Segment Start: RECORD EXTRACTS
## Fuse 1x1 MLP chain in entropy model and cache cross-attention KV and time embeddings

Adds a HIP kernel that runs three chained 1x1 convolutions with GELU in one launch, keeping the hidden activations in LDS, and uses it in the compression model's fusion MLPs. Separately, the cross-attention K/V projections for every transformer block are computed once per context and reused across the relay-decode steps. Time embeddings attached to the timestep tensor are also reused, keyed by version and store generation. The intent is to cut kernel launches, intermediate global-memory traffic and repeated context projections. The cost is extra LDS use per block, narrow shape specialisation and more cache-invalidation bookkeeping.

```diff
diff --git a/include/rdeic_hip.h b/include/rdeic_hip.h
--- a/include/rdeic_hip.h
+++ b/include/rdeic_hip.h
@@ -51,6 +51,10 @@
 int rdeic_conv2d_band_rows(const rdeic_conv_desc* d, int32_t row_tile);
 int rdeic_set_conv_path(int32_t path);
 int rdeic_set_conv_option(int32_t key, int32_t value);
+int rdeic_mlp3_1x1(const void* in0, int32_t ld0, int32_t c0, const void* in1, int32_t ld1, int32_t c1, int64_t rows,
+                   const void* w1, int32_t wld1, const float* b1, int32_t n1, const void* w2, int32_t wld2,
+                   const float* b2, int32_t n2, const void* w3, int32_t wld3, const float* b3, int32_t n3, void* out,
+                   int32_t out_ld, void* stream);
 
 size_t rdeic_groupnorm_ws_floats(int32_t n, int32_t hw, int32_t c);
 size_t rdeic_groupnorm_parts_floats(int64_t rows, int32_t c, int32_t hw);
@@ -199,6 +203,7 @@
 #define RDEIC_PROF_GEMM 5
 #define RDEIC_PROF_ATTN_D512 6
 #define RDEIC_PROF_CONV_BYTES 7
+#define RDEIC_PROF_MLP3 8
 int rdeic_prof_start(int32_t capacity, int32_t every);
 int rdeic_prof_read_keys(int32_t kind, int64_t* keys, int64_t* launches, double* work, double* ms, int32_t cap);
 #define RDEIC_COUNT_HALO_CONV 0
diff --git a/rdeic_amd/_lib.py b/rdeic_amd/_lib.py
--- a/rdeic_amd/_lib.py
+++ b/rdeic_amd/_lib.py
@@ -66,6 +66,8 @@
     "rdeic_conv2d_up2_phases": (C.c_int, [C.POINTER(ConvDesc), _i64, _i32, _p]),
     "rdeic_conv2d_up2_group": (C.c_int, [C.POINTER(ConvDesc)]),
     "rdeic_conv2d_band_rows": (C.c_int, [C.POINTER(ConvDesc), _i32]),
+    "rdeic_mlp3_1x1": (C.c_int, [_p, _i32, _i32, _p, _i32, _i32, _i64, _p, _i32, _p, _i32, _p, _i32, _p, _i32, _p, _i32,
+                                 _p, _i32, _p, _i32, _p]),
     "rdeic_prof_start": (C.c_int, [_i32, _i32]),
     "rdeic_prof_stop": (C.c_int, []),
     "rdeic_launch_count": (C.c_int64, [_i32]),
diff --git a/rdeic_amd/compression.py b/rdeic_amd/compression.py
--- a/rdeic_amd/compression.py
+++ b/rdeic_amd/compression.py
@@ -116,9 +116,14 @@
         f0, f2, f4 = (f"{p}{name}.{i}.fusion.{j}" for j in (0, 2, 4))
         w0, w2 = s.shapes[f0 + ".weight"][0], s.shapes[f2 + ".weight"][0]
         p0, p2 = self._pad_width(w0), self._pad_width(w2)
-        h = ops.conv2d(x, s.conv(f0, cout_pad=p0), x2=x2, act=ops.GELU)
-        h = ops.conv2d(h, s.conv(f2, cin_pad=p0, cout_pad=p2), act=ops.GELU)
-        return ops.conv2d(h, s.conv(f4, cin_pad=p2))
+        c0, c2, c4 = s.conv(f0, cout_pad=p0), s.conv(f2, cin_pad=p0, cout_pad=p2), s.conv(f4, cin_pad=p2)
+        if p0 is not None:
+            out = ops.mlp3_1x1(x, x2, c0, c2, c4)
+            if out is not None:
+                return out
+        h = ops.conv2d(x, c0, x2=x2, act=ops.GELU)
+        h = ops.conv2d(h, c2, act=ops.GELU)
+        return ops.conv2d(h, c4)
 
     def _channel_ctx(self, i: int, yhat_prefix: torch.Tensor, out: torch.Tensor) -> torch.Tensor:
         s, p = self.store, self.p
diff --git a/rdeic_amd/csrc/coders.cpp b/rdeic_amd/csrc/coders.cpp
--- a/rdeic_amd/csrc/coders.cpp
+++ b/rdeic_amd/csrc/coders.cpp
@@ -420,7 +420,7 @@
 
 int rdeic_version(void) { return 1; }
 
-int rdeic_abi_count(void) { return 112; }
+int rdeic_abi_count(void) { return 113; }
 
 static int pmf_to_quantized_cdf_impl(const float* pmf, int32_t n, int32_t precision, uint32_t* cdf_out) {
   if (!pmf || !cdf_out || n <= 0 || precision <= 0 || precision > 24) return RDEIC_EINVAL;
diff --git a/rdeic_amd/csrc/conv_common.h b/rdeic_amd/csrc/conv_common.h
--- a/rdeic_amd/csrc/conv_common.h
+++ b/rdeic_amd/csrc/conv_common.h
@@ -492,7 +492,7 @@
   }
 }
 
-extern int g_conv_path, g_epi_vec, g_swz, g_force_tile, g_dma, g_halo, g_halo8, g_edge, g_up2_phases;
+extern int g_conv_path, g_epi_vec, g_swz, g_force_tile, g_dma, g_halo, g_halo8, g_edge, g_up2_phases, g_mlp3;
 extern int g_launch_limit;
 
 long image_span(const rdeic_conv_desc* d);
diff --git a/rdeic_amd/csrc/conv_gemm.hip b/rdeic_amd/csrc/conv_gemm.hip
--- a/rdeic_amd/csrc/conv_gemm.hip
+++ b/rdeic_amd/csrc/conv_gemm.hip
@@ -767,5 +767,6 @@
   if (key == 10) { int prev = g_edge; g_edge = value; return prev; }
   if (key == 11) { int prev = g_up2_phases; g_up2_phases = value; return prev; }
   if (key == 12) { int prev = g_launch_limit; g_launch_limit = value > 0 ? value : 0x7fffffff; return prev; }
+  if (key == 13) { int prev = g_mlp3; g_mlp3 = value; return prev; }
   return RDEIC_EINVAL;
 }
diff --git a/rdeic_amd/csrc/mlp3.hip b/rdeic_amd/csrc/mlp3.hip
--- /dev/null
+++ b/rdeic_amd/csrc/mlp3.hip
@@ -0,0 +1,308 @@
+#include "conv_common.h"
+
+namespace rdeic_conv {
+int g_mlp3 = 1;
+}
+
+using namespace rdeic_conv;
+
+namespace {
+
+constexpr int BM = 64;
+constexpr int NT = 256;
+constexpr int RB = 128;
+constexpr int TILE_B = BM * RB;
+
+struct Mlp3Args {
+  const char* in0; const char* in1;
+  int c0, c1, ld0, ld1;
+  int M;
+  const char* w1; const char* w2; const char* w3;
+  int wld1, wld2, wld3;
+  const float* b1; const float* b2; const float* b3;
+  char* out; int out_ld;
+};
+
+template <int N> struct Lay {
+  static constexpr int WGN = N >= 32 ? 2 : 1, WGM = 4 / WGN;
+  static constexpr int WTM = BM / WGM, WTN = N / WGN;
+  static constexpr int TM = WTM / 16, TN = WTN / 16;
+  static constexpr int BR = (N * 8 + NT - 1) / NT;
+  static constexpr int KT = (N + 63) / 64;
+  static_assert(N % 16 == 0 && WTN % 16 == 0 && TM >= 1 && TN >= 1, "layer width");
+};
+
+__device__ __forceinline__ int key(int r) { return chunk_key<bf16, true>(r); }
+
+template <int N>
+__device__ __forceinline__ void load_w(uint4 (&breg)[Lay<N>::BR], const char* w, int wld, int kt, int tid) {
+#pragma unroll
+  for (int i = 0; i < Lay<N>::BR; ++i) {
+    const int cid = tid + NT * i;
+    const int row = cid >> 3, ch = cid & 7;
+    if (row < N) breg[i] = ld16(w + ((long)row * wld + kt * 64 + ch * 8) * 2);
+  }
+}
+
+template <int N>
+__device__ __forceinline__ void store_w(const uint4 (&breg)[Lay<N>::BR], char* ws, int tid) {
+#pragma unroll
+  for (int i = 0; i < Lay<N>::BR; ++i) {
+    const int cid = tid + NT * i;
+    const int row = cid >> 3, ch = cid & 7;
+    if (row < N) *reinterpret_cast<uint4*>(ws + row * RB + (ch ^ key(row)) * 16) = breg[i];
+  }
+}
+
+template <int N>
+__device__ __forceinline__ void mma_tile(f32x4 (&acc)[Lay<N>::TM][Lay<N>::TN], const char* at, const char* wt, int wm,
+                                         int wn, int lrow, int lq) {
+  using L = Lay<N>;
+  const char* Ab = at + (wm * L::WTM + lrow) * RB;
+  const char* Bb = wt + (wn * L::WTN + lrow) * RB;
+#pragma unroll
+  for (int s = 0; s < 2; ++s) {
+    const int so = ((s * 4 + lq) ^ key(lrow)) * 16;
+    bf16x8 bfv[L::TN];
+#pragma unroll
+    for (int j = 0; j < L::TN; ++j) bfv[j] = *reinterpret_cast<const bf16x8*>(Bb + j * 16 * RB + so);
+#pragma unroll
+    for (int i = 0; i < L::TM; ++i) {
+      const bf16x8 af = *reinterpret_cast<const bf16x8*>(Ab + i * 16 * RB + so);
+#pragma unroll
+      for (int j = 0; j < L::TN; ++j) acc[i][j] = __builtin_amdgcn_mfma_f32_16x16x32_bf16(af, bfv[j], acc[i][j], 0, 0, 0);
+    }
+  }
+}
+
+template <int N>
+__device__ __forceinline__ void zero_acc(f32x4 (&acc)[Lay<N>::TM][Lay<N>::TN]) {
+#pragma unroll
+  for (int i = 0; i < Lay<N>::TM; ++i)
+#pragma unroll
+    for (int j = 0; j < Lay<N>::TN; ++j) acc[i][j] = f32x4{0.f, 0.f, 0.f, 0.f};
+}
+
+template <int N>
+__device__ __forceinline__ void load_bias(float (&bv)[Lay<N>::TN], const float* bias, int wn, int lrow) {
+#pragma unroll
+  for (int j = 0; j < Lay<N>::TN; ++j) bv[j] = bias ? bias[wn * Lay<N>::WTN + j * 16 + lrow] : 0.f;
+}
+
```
Segment End: RECORD EXTRACTS
REQUIRED ACTION:
Each line above where the word "every" occurs should be copied out.

RESPONSE AREA:
Adds a HIP kernel that runs three chained 1x1 convolutions with GELU in one launch, keeping the hidden activations in LDS, and uses it in the compression model's fusion MLPs. Separately, the cross-attention K/V projections for every transformer block are computed once per context and reused across the relay-decode steps. Time embeddings attached to the timestep tensor are also reused, keyed by version and store generation. The intent is to cut kernel launches, intermediate global-memory traffic and repeated context projections. The cost is extra LDS use per block, narrow shape specialisation and more cache-invalidation bookkeeping.
 int rdeic_prof_start(int32_t capacity, int32_t every);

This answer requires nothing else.